De formation classique, Fabrice CHARLES développe son travail artistique dans divers champs : l’improvisation, l’interprétation, la création et la pédagogie.

Enseigne le trombone et le tuba à l’École Nationale de Musique d’Aurillac de 1993 à 2007. Intervenant régulier pour l’improvisation en Centre de Formation de Musicien Intervenant et en école de musiques actuelles. Il intervient régulièrement en milieu scolaire pour sensibiliser les élèves aux instruments de la famille des Cuivres,et mettre en œuvre des ateliers de pratique et de création.

Depuis 1995, il dirige la Fanfare de la Touffe : fanfare improvisée composée de non-musiciens (www.lafanfaredelatouffe.net). Avec ce projet, il participe à diverses actions en France et à l’étranger (Italie, Turquie, Allemagne…).
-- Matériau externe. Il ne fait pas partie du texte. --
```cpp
void groupfit_eval(torch::Tensor yT, torch::Tensor xc0, torch::Tensor xc1,
                   torch::Tensor xc2, torch::Tensor pj0, torch::Tensor pj1,
                   torch::Tensor pj2, torch::Tensor orders,
                   torch::Tensor mse, torch::Tensor status, int64_t S,
                   torch::Tensor b0, torch::Tensor b1, torch::Tensor b2,
                   torch::Tensor w0, torch::Tensor w1, torch::Tensor w2) {
  _check_f32(yT, "yT"); _check_f32(xc0, "xc0"); _check_f32(xc1, "xc1");
  _check_f32(xc2, "xc2"); _check_f32(pj0, "pj0"); _check_f32(pj1, "pj1");
  _check_f32(pj2, "pj2"); _check_f32(mse, "mse");
  TORCH_CHECK(orders.scalar_type() == torch::kInt32 && orders.is_cuda());
  TORCH_CHECK(status.scalar_type() == torch::kUInt8 && status.is_cuda());
  int T = yT.size(0);
  long long G = yT.size(1);
  int C = orders.size(0);
  TORCH_CHECK(S > 8 && S <= T, "need 8 < S <= T");
  TORCH_CHECK(mse.size(0) == C && mse.size(1) == G);
// ... 490 lines not shown
                   at::cuda::getCurrentHIPStream().stream());
}

extern "C" void launch_adam_step_mixed(float* master, const void* gb,
                                       const float* gf, float* m, float* v,
                                       void* pb, int* step, float lr,
                                       float beta1, float beta2, float eps,
                                       float weight_decay, long long nb,
                                       long long n, hipStream_t stream);

void adam_step_mixed(torch::Tensor master, torch::Tensor gb,
                     torch::Tensor gf, torch::Tensor m, torch::Tensor v,
                     torch::Tensor pb, torch::Tensor step, double lr,
                     double beta1, double beta2, double eps,
                     double weight_decay) {
  _check_f32(master, "master"); _check_f32(m, "m"); _check_f32(v, "v");
  TORCH_CHECK(gb.scalar_type() == torch::kBFloat16 &&
              pb.scalar_type() == torch::kBFloat16, "gb/pb must be bf16");
  TORCH_CHECK(step.is_cuda() && step.scalar_type() == torch::kInt32 &&
              step.numel() == 1, "step must be int32[1] on device");
  long long n = master.numel();
  long long nb = gb.numel();
  TORCH_CHECK(pb.numel() == nb && gf.numel() == n - nb &&
              m.numel() == n && v.numel() == n, "buffer length mismatch");
  const float* gf_p = gf.numel() ? gf.data_ptr<float>() : nullptr;
  launch_adam_step_mixed(master.data_ptr<float>(), gb.data_ptr(), gf_p,
                         m.data_ptr<float>(), v.data_ptr<float>(),
                         pb.data_ptr(), step.data_ptr<int>(), (float)lr,
                         (float)beta1, (float)beta2, (float)eps,
                         (float)weight_decay, nb, n,
                         at::cuda::getCurrentHIPStream().stream());
}

void stem_conv_fwd(torch::Tensor x, torch::Tensor w, torch::Tensor out,
                   torch::Tensor wp_scratch, int64_t phase_mask = 7) {
  TORCH_CHECK(x.is_cuda() && x.scalar_type() == torch::kBFloat16);
  TORCH_CHECK(w.is_cuda() && w.scalar_type() == torch::kBFloat16);
  TORCH_CHECK(out.is_cuda() && out.scalar_type() == torch::kBFloat16);
  int Nb = x.size(0), H = x.size(1), W = x.size(2);
  TORCH_CHECK(x.size(3) == 3 && out.size(3) == 64, "stem is 3->64");
  int HO = out.size(1), WO = out.size(2);
  TORCH_CHECK(WO <= 128, "stem kernel handles output rows up to 128 px");
  TORCH_CHECK(w.numel() == 64 * 7 * 7 * 3);
  TORCH_CHECK(wp_scratch.scalar_type() == torch::kBFloat16 &&
              wp_scratch.numel() == 64 * 160);
  launch_stem_conv_fwd(x.data_ptr(), w.data_ptr(), out.data_ptr(),
                       wp_scratch.data_ptr(),
                       Nb, H, W, HO, WO,
                       at::cuda::getCurrentHIPStream().stream(),
                       (int)phase_mask);
}

void stem_conv_wrw(torch::Tensor x, torch::Tensor dy, torch::Tensor dw_f32,
                   torch::Tensor dw, int64_t phase_mask = 7) {
  TORCH_CHECK(x.is_cuda() && x.scalar_type() == torch::kBFloat16);
  TORCH_CHECK(dy.is_cuda() && dy.scalar_type() == torch::kBFloat16);
  TORCH_CHECK(dw_f32.scalar_type() == torch::kFloat32 &&
              dw_f32.numel() == 64 * 160);
  TORCH_CHECK(dw.scalar_type() == torch::kBFloat16 &&
              dw.numel() == 64 * 7 * 7 * 3);
  int Nb = x.size(0), H = x.size(1), W = x.size(2);
  int HO = dy.size(1), WO = dy.size(2);
  launch_stem_conv_wrw(x.data_ptr(), dy.data_ptr(),
                       dw_f32.data_ptr<float>(), dw.data_ptr(),
                       Nb, H, W, HO, WO,
                       at::cuda::getCurrentHIPStream().stream(),
                       (int)phase_mask);
}

void conv3x3_wrw(torch::Tensor x, torch::Tensor dy, torch::Tensor part,
                 torch::Tensor dw, int64_t phase_mask = 7,
                 int64_t chunks = 0) {
  TORCH_CHECK(x.is_cuda() && x.scalar_type() == torch::kBFloat16);
  TORCH_CHECK(dy.is_cuda() && dy.scalar_type() == torch::kBFloat16);
  int Nb = x.size(0), H = x.size(1), W = x.size(2), C = x.size(3);
  TORCH_CHECK(dy.size(1) == H && dy.size(2) == W && dy.size(3) == C,
              "same-shape 3x3 s1 conv only");
  TORCH_CHECK(C % 64 == 0 && C <= 2048, "C must be a multiple of 64");
  TORCH_CHECK(W >= 3 && W <= 64, "row length outside kernel bounds");
  const int nch = conv3x3_wrw_chunks(Nb, H, C, (int)chunks);
  TORCH_CHECK(part.scalar_type() == torch::kFloat32 &&
              part.numel() >= (long long)nch * C * 9 * C,
              "partial buffer too small for ", nch, " chunks");
  TORCH_CHECK(dw.scalar_type() == torch::kBFloat16 &&
              dw.numel() == (long long)C * 9 * C);
  launch_conv3x3_wrw(x.data_ptr(), dy.data_ptr(), part.data_ptr<float>(),
                     dw.data_ptr(), Nb, H, W, C, nch,
                     at::cuda::getCurrentHIPStream().stream(),
                     (int)phase_mask);
}

int64_t conv3x3_wrw_nchunks(int64_t Nb, int64_t H, int64_t C,
                            int64_t chunks) {
  return conv3x3_wrw_chunks((int)Nb, (int)H, (int)C, (int)chunks);
}

PYBIND11_MODULE(TORCH_EXTENSION_NAME, m) {
  m.def("conv3x3_wrw", &conv3x3_wrw,
        "MFMA 3x3/s1 CxC weight grad (fp32 accum, bf16 cast to view)",
        pybind11::arg("x"), pybind11::arg("dy"), pybind11::arg("part"),
        pybind11::arg("dw"), pybind11::arg("phase_mask") = 7,
        pybind11::arg("chunks") = 0);
  m.def("conv3x3_wrw_nchunks", &conv3x3_wrw_nchunks,
        "partial-buffer chunk count the wrw launcher will use");
  m.def("stem_conv_fwd", &stem_conv_fwd,
        "MFMA stem conv fwd (7x7 s2, 3->64, NHWC bf16)",
        pybind11::arg("x"), pybind11::arg("w"), pybind11::arg("out"),
        pybind11::arg("wp_scratch"), pybind11::arg("phase_mask") = 7);
  m.def("stem_conv_wrw", &stem_conv_wrw,
        "MFMA stem conv weight-grad (fp32 accum + bf16 cast)",
        pybind11::arg("x"), pybind11::arg("dy"), pybind11::arg("dw_f32"),
        pybind11::arg("dw"), pybind11::arg("phase_mask") = 7);
  m.def("normalize_u8_to_bf16", &normalize_u8_to_bf16,
        "fused uint8 NHWC -> normalized bf16 (same memory order)");
  m.def("groupfit_eval", &groupfit_eval,
        "batched per-group ARIMAX candidate evaluation (validation MSE)");
  m.def("groupfit_final", &groupfit_final,
        "batched per-group final fit (fitted values + params)");
  m.def("diff_center", &diff_center,
        "difference + per-group centering of the time-major panel");
  m.def("exog_project_mfma", &exog_project_mfma,
        "design-matrix GEMM beta = P @ Wc on f32 MFMA");
  m.def("bn_fwd_reduce", &bn_fwd_reduce);
  m.def("bn_fwd_finalize", &bn_fwd_finalize,
        "mean/invstd + running stats (+ optional int64 step counter)",
        pybind11::arg("partial"), pybind11::arg("mean"),
        pybind11::arg("invstd"), pybind11::arg("running_mean"),
        pybind11::arg("running_var"), pybind11::arg("momentum"),
        pybind11::arg("eps"), pybind11::arg("rows"), pybind11::arg("C"),
        pybind11::arg("update_running"),
        pybind11::arg("num_batches_tracked") = pybind11::none());
  m.def("bn_fwd_apply", &bn_fwd_apply);
  m.def("bn_bwd_reduce", &bn_bwd_reduce);
  m.def("bn_bwd_reduce_rm", &bn_bwd_reduce_rm);
  m.def("bn_bwd_apply_rm", &bn_bwd_apply_rm);
  m.def("bn_bwd_finalize", &bn_bwd_finalize);
  m.def("bn_bwd_apply", &bn_bwd_apply);
  m.def("bn_bwd_apply_dym", &bn_bwd_apply_dym);
  m.def("adam_step", &adam_step,
        "fused flat Adam step (one kernel over p/g/m/v)");
  m.def("maxpool3x3s2_fwd", &maxpool3x3s2_fwd);
// ... 12 lines not shown
```

mi355x_scale/ops/csrc/fused_bn.hip:

```cpp

#include <hip/hip_runtime.h>
#include <hip/hip_bf16.h>

typedef __hip_bfloat16 bf16;

#define VEC 8

union BVec {
  uint4 u;
  bf16 h[VEC];
};

static __device__ __forceinline__ BVec load8(const bf16* p) {
  BVec v;
  v.u = *reinterpret_cast<const uint4*>(p);
  return v;
}

static __device__ __forceinline__ void store8(bf16* p, const BVec& v) {
  *reinterpret_cast<uint4*>(p) = v.u;
}

__global__ __launch_bounds__(256) void bn_fwd_reduce_kernel(
    const bf16* __restrict__ x, float* __restrict__ partial,
// ... 10 lines not shown
    BVec v = load8(x + row * C + (long long)lane * VEC);
#pragma unroll
    for (int j = 0; j < VEC; ++j) {
      float f = __bfloat162float(v.h[j]);
      s[j] += f;
      q[j] += f * f;
    }
  }

  __shared__ float lds[256 * 2 * VEC];
  float* mys = &lds[(rsub * lanes + lane) * 2 * VEC];
#pragma unroll
  for (int j = 0; j < VEC; ++j) {
    mys[j] = s[j];
    mys[VEC + j] = q[j];
  }
  __syncthreads();
  for (int step = rows_per_iter >> 1; step > 0; step >>= 1) {
    if (rsub < step) {
      const float* other = &lds[((rsub + step) * lanes + lane) * 2 * VEC];
#pragma unroll
      for (int j = 0; j < 2 * VEC; ++j) mys[j] += other[j];
    }
    __syncthreads();
  }
  if (rsub == 0) {
#pragma unroll
    for (int j = 0; j < VEC; ++j) {
      partial[(long long)(lane * VEC + j) * gridDim.x + blockIdx.x] = mys[j];
      partial[(long long)(C + lane * VEC + j) * gridDim.x + blockIdx.x] =
          mys[VEC + j];
    }
  }
}

__global__ __launch_bounds__(256) void bn_fwd_finalize_kernel(
    const float* __restrict__ partial, int nblocks,
    float* __restrict__ mean, float* __restrict__ invstd,
    float* __restrict__ running_mean, float* __restrict__ running_var,
    float momentum, float eps, long long rows, int C, int update_running,
    long long* __restrict__ num_batches_tracked) {
  int c = blockIdx.x * (blockDim.x / 64) + threadIdx.x / 64;
  int lane = threadIdx.x % 64;
  if (c >= C) return;
  float s = 0.f, q = 0.f;
  for (int b = lane; b < nblocks; b += 64) {
    s += partial[(long long)c * nblocks + b];
    q += partial[(long long)(C + c) * nblocks + b];
  }
#pragma unroll
  for (int off = 32; off > 0; off >>= 1) {
    s += __shfl_down(s, off, 64);
    q += __shfl_down(q, off, 64);
  }
  if (lane != 0) return;
  float n = (float)rows;
  float m = s / n;
  float var = fmaxf(q / n - m * m, 0.f);
  mean[c] = m;
  invstd[c] = rsqrtf(var + eps);
  if (update_running) {
    float unbiased = rows > 1 ? var * (n / (n - 1.f)) : var;
    running_mean[c] = (1.f - momentum) * running_mean[c] + momentum * m;
    running_var[c] = (1.f - momentum) * running_var[c] + momentum * unbiased;
  }
  if (c == 0 && num_batches_tracked) *num_batches_tracked += 1;
}
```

Cette expérience l’amène à se consacrer à des rencontres avec des publics variés (Centre Aide par le Travail, Centres sociaux, Maison de quartier..).
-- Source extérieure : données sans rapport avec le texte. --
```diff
@@ -174,8 +183,8 @@
       for (int r = R0; r < 16; r++) asm volatile("" ::"v"(nxt[r]));
 #pragma unroll
       for (int r = 0; r < R0; r++) {
-        asm volatile("" : "+v"(keep[r]));
-        if (inrun) nxt[r] = REAL ? mkv(keep[r].y, nxt[(16 - R0 + r) & 15].x) : keep[r];
+        const cv keep = kp[r * 64 + lane];
+        if (inrun) nxt[r] = REAL ? mkv(keep.y, nxt[(16 - R0 + r) & 15].x) : keep;
         else nxt[r] = pre[r];
       }
     }
@@ -183,7 +192,7 @@
     const int r0 = (!EDGE && R0 > 0) ? R0 : Km1 >> 6;
     if (!REAL) {
       const int64_t o0 = blk * (int64_t) L;
-      cv *yb = y + (o0 - Km1);
+      cv *yb = EDGE ? y + (o0 - Km1) : scalar_base(y + (o0 - Km1));
 #pragma unroll
       for (int r = 0; r < 16; r++) {
         const int t = 64 * r + lane;
@@ -195,7 +204,7 @@
       }
     } else {
       const int64_t oa = 2 * blk * (int64_t) L, ob = oa + L;
-      float *ya = yr + (oa - Km1), *yb = yr + (ob - Km1);
+      float *ya = EDGE ? yr + (oa - Km1) : scalar_base(yr + (oa - Km1)), *yb = EDGE ? yr + (ob - Km1) : scalar_base(yr + (ob - Km1));
 #pragma unroll
       for (int r = 0; r < 16; r++) {
         const int t = 64 * r + lane;
@@ -254,22 +263,28 @@
 }
 
 template <bool REAL, int R0, bool DYN>
-__global__ __launch_bounds__(64, 2) void ols_kernel(const void *__restrict__ x, const void *__restrict__ hist,
-                                                    void *__restrict__ hist_next, void *__restrict__ y,
-                                                    const cpx *__restrict__ Hreg, const cpx *__restrict__ TW1,
-                                                    const cpx *__restrict__ TW2, int Km1, int histlen, int L,
-                                                    int64_t n, int64_t b_lo, int64_t b_hi, int64_t nblocks, int G,
-                                                    int ne, int64_t n_lo, int64_t b_tail, int R, OlsDyn dyn)
-{
-  __shared__ cv lds[LDS_ELEMS];
-  const int64_t w = (int64_t) blockIdx.x;
-  const int lane = threadIdx.x & 63;
+__global__ __launch_bounds__(64 * OLS_W, 3) void ols_kernel(const void *__restrict__ x, const void *__restrict__ hist,
+                                                            void *__restrict__ hist_next, void *__restrict__ y,
+                                                            const cpx *__restrict__ Hreg, const cpx *__restrict__ TW1,
+                                                            const cpx *__restrict__ TW2, int Km1, int histlen, int L,
+                                                            int64_t n, int64_t b_lo, int64_t b_hi, int64_t nblocks, int G,
+                                                            int ne, int64_t n_lo, int64_t b_tail, int R, OlsDyn dyn)
+{
+  constexpr int KEEP = 64 * R0;
+  __shared__ cv smem[OLS_W * LDS_ELEMS + OLS_N + OLS_W * KEEP];
+  const int wv = __builtin_amdgcn_readfirstlane((int) (threadIdx.x >> 6)), lane = threadIdx.x & 63;
+  cv *lds = smem + wv * LDS_ELEMS, *hl = smem + OLS_W * LDS_ELEMS, *kp = hl + OLS_N + wv * KEEP;
+  for (int i = threadIdx.x; i < OLS_N; i += 64 * OLS_W) hl[i] = ((const cv *) Hreg)[i];
+  __syncthreads();
+  const int64_t w = (int64_t) blockIdx.x * OLS_W + wv;
+  const int xcd = (int) (blockIdx.x % 8);
+  const int64_t cgrp = (int64_t) (blockIdx.x / 8) * OLS_W + wv;
   if (w < G) {
-    ols_body<false, REAL, R0, DYN>(lds, x, hist, y, (const cv *) Hreg, (const cv *) TW1, (const cv *) TW2, Km1, histlen, L, n, b_lo, b_hi, G,
-                                       w, (int64_t) blockIdx.x / 8, R, dyn);
+    ols_body<false, REAL, R0, DYN>(lds, hl, kp, x, hist, y, (const cv *) TW1, (const cv *) TW2, Km1, histlen, L, n, b_lo, b_hi, G,
+                                       w, xcd, cgrp, R, dyn);
   } else if (w < G + ne) {
     const int64_t b = (w - G) < n_lo ? (int64_t) (w - G) : b_tail + (w - G - n_lo);
-    ols_body<true, REAL, 0, false>(lds, x, hist, y, (const cv *) Hreg, (const cv *) TW1, (const cv *) TW2, Km1, histlen, L, n, b, nblocks, 1, 0, 0, 1, dyn);
+    ols_body<true, REAL, 0, false>(lds, hl, kp, x, hist, y, (const cv *) TW1, (const cv *) TW2, Km1, histlen, L, n, b, nblocks, 1, 0, 0, 0, 1, dyn);
   } else if (w == G + ne) {
     for (int i = lane; i < histlen; i += 64) {
       const int64_t g = n - histlen + i;
@@ -352,18 +367,20 @@
   f->d_ctr = (unsigned *) ((char *) f->d_H + 3 * bytes);
   f->ctr_base = 0;
   static const std::pair<int, int> occ = []() {
-    int dev = 0, cus = 256, per_cu = 8;
+    int dev = 0, cus = 256, per_cu = 3;
     (void) hipGetDevice(&dev);
     (void) hipDeviceGetAttribute(&cus, hipDeviceAttributeMultiprocessorCount, dev);
-    if (hipOccupancyMaxActiveBlocksPerMultiprocessor(&per_cu, ols_kernel<false, 2, true>, 64, 0) != hipSuccess || per_cu < 1) {
+    if (hipOccupancyMaxActiveBlocksPerMultiprocessor(&per_cu, ols_kernel<false, 2, true>, 64 * OLS_W, 0) != hipSuccess || per_cu < 1) {
       (void) hipGetLastError();
-      per_cu = 8;
+      per_cu = 3;
     }
     return std::make_pair(cus, per_cu);
   }();
   const int cus = occ.first, per_cu = occ.second;
-  f->ols_grid = cus * per_cu;
-  if (getenv("TSDGPU_DEBUG")) fprintf(stderr, "[tsdgpu] ols plan: N=%d K=%d L=%d cus=%d waves/CU=%d grid=%d waves\n", N, K, f->ols_L, cus, per_cu, f->ols_grid);
+  f->ols_grid = cus * per_cu * OLS_W;
+  if (getenv("TSDGPU_DEBUG"))
+    fprintf(stderr, "[tsdgpu] ols plan: N=%d K=%d L=%d cus=%d workgroups/CU=%d waves/workgroup=%d grid=%d waves\n", N, K, f->ols_L, cus, per_cu,
+            OLS_W, f->ols_grid);
   return TSDGPU_OK;
 }
 
@@ -401,7 +418,9 @@
     const char *min_s = dev_switch("OLS_DYN_MIN");
     const int64_t dyn_min = min_s ? atoi(min_s) : 4;
     if (NC > 0 && nruns >= dyn_min * (int64_t) f->ols_grid) {
-      const int64_t grp = (int64_t) 8 * NC;
+      int64_t m = NC;
+      while (m % OLS_W) m += NC;
+      const int64_t grp = 8 * m;
       grid = std::max<int64_t>(grp, (f->ols_grid / grp) * grp);
       if (NC != f->ctr_nc) {
         TSD_HIP(hipMemsetAsync(f->d_ctr, 0, (size_t) OLS_MAX_CTR * 128, st));
@@ -417,7 +436,7 @@
       grid = nruns < f->ols_grid ? nruns : f->ols_grid;
       if (nruns > grid) {
         const int64_t rounds = cdiv(nruns, grid);
-        grid = cdiv(cdiv(nruns, rounds), 8) * 8;
+        grid = cdiv(cdiv(nruns, rounds), 8 * OLS_W) * (8 * OLS_W);
       }
     }
   } else NC = 0;
@@ -426,9 +445,9 @@
   const int ne = (int) (n_lo + (nblocks - b_tail));
   int64_t e[2] = {n_lo, b_tail};
   const int nxt = f->cur ^ 1;
-  const unsigned nwg = (unsigned) (grid + ne + 1);
+  const unsigned nwg = (unsigned) cdiv(grid + ne + 1, (int64_t) OLS_W);
 #define OLS_LAUNCH(REAL, R0, DYN)                                                                                                     \
-  hipLaunchKernelGGL((ols_kernel<REAL, R0, DYN>), dim3(nwg), dim3(64), 0, st, x, (const void *) fir_hist_read(f),                        \
+  hipLaunchKernelGGL((ols_kernel<REAL, R0, DYN>), dim3(nwg), dim3(64 * OLS_W), 0, st, x, (const void *) fir_hist_read(f),                \
                      f->hist[nxt], y, d, d + OLS_N, d + 2 * OLS_N, OLS_N - L, f->HL, L, n, b_lo_w, b_hi, nblocks, (int) grid, ne,   \
                      e[0], e[1], R, dyn)
 #define OLS_LAUNCH_R0(REAL, DYN)                                        \
```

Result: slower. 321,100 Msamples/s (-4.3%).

Actuellement membre du trio de trombones Bomonstre, avec Olivier Bost et Patrick Charbonnier, et également de l’Anguison Quartet, avec Jacques Didonato, Roméo Monteiro et Nicolas Nageotte.
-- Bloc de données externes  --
@@ -246,7 +253,7 @@
             sh = *(const f32x4*)(a.in_shift + c);
         }
         constexpr int U = STAGE_U;
-        for (int base = prowk; base < halo_pix; base += pppk * U) {
+        for (int base = prowk + first; base < halo_pix; base += pppk * U) {
             f32x4 v[U];
             bool inb[U];
 #pragma unroll
@@ -283,6 +290,44 @@
                 if (p < halo_pix) store_px_q(ldsp, p, qd, w);
             }
         }
+    };
+
+    f32x4 pf[PF > 0 ? PF : 1];
+    unsigned pf_inb = 0;
+    auto pf_issue = [&](int ch) {
+        const int tppk = TPP * a.kc, qk = tid & (tppk - 1);
+        const int pl = qk / TPP, qd = qk & (TPP - 1), pppk = 256 / tppk;
+        int prowk = tid / tppk;
+        asm volatile("" : "+v"(prowk));
+        const int c = (ch * a.kc + pl) * CK + qd * 4;
+        pf_inb = 0;
+#pragma unroll
+        for (int u = 0; u < PF; ++u) {
+            int p = prowk + pppk * u;
+            p = p < halo_pix ? p : halo_pix - 1;
+            const int hy = (int)__umulhi((unsigned)p, a.halo_w_magic);
+            const int hx = p - hy * a.halo_w;
+            const int iy = iy0 + hy, ix = ix0 + hx;
+            const bool ok = iy >= 0 && iy < a.IH && ix >= 0 && ix < a.IW;
+            pf_inb |= (unsigned)ok << u;
+            const unsigned pi = ok ? (unsigned)((iy * a.IWp + ix) * a.ips) : pi_safe_p;
+            pf[u] = *(const f32x4*)(img_in_p + pi * (unsigned)a.Cin + (unsigned)c);
+        }
+    };
+    auto pf_finish = [&](int ch) {
+        const int tppk = TPP * a.kc, qk = tid & (tppk - 1);
+        const int pl = qk / TPP, qd = qk & (TPP - 1), pppk = 256 / tppk;
+        int prowk = tid / tppk;
+        asm volatile("" : "+v"(prowk));
+        float* ldsp = lds + pl * plane_floats;
+#pragma unroll
+        for (int u = 0; u < PF; ++u) {
+            const int p = prowk + pppk * u;
+            f32x4 w = pf[u];
+            if (!((pf_inb >> u) & 1u)) w = (f32x4){0.f, 0.f, 0.f, 0.f};
+            if (p < halo_pix) store_px_q(ldsp, p, qd, w);
+        }
+        stage_chunk_wide(ch, pppk * PF);
     };
 
     auto stage_chunk = [&](int ch) {
@@ -363,7 +408,7 @@
                     }
                 }
             } else {
-                constexpr int U = STAGE_U;
+                constexpr int U = (SPLIT == 3 && CKP == 32) ? STAGE_U_C32F : STAGE_U;
 #ifdef ABL_NO_STAGE
                 for (int base = prow; base < 0; base += PPP * U) {
 #else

Il est aussi membre de L’Ensemble Hiatusensemble international de musique contemporaine créé à l’initiative de la violoncelliste Martine Altenburger et du percussionniste Lê Quan Ninh.
Modulaire et à géométrie variable, sa particularité est que la majorité – sinon la totalité – de ses membres possède à la fois une expérience d’interprète et d’improvisateur.

Il joue régulièrement en Quatuor avec Sophie Delizée (chant), Gérard Fabbiani (clarinette basse) et Jacques Hémery (peintre).

Transhuman/ce

disque 10 Juil 18 0

L’Anguison est un ruisseau, modeste sous-affluent natif du Morvan. Il prend sa source à Ouroux, traverse la commune de Mhère et entre dans Corbigny après quelques courbes paresseuses, où les hérons aiment se délasser. Les 31 kilomètres de son cours tranquille et ses rares embardées annuelles font fleurir ses rives sauvages.

L’Anguison Quartet est né de la rencontre entre musiciens aux parcours variés et atypiques, également compagnons de route de longue date. Dès les premiers échanges émerge une forme d’improvisation brute, déflagration de pure énergie, alimentée par un souffle pouvant mener à la transe ou à l’extase.

La captation sur un support d’une telle singularité, à l’instar de l’observation à l’échelle quantique, déforme l’état initial de cette communion. Elle offre néanmoins une nouvelle intimité avec la source sonore. L’auditeur est convié à prendre place au milieu de l’espace sonore créé par les musiciens, à s’assoir dans «la grange à Dido», sous les cymbales et au plus près des pavillons.

Un soin particulier a été pris lors de la captation et du mixage afin de pouvoir agencer librement les matériaux en variant les plans et la focale ; la sirène du boulanger, les cloches de l’église du village et les attroupements aviaires étant tolérés dans le montage final.

 Il est conseillé d’écouter cette musique également au casque afin d’apprécier pleinement l’espace sonore, restitué dans certaines plages avec la technique d’écoute en binaural. 

Il a fallu trois jours de prise de son dans la grange et de nombreux autres passés à décortiquer et à recomposer le matériau pour donner naissance à cet album.